LISTED RECORDS START
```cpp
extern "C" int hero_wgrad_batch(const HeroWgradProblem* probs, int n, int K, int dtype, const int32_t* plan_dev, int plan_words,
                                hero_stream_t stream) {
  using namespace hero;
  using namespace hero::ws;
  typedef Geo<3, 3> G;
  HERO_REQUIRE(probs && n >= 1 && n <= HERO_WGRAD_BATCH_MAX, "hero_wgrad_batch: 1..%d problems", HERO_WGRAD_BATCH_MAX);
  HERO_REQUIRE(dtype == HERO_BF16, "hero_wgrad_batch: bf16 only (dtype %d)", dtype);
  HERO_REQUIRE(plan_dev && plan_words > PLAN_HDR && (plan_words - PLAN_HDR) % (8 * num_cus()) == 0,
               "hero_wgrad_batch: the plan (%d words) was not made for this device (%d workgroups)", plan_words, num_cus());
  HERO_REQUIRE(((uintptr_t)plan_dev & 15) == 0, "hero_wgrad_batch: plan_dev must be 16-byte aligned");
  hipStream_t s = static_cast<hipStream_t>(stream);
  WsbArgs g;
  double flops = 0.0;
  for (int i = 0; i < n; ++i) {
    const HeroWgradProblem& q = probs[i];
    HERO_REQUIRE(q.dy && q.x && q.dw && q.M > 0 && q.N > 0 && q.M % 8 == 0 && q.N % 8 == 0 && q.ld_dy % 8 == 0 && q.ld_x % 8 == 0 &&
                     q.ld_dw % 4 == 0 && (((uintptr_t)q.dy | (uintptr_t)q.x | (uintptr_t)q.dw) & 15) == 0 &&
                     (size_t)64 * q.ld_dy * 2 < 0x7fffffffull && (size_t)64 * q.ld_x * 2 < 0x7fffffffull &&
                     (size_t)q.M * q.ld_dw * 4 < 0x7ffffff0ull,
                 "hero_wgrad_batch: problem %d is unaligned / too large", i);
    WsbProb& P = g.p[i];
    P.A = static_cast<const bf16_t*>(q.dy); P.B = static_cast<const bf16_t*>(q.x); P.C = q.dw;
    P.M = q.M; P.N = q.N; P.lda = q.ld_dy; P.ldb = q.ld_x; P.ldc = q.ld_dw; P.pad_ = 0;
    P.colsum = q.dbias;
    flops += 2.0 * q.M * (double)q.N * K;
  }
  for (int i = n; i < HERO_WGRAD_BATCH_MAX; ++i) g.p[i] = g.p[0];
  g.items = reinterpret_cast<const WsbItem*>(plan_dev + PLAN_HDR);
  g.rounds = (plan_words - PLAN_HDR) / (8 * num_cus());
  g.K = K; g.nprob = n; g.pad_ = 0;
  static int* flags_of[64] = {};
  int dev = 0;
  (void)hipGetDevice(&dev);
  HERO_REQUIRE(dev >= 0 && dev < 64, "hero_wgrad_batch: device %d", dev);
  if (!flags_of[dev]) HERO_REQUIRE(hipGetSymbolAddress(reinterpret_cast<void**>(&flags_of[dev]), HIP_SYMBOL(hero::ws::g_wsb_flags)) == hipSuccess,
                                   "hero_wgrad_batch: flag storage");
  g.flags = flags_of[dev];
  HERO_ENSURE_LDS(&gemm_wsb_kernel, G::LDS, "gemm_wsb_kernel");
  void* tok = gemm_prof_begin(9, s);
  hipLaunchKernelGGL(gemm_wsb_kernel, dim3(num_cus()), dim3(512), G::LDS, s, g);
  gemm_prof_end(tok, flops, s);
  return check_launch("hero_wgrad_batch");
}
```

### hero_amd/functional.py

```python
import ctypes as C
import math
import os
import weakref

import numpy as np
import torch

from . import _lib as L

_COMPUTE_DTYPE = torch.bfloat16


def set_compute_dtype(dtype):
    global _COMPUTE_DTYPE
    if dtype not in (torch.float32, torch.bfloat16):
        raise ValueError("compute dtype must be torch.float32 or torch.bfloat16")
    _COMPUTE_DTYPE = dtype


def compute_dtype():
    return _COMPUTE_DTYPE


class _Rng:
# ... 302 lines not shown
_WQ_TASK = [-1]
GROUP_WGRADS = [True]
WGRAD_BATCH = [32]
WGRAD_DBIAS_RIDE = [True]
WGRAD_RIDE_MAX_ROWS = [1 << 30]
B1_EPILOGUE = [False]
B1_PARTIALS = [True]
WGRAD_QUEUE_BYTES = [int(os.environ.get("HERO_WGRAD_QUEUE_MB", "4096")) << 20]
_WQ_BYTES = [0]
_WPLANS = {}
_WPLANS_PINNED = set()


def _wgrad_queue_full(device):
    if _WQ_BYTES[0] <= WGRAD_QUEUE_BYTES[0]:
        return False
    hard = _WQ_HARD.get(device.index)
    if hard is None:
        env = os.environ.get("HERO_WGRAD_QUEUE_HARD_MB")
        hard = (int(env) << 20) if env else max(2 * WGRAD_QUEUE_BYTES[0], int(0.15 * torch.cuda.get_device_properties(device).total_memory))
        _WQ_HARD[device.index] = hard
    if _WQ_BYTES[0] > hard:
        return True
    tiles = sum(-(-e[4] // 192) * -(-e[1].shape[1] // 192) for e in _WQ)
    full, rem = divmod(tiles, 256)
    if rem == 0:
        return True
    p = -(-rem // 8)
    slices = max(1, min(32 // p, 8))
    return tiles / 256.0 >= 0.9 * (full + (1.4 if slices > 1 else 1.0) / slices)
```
LISTED RECORDS END
> **TASK OBJECTIVE**:
Wherever the word "import" appears in a line of the data above, copy that line.

> **REPLY TO THE EXERCISE**:
import ctypes as C
import math
import os
import weakref
import numpy as np
import torch
from . import _lib as L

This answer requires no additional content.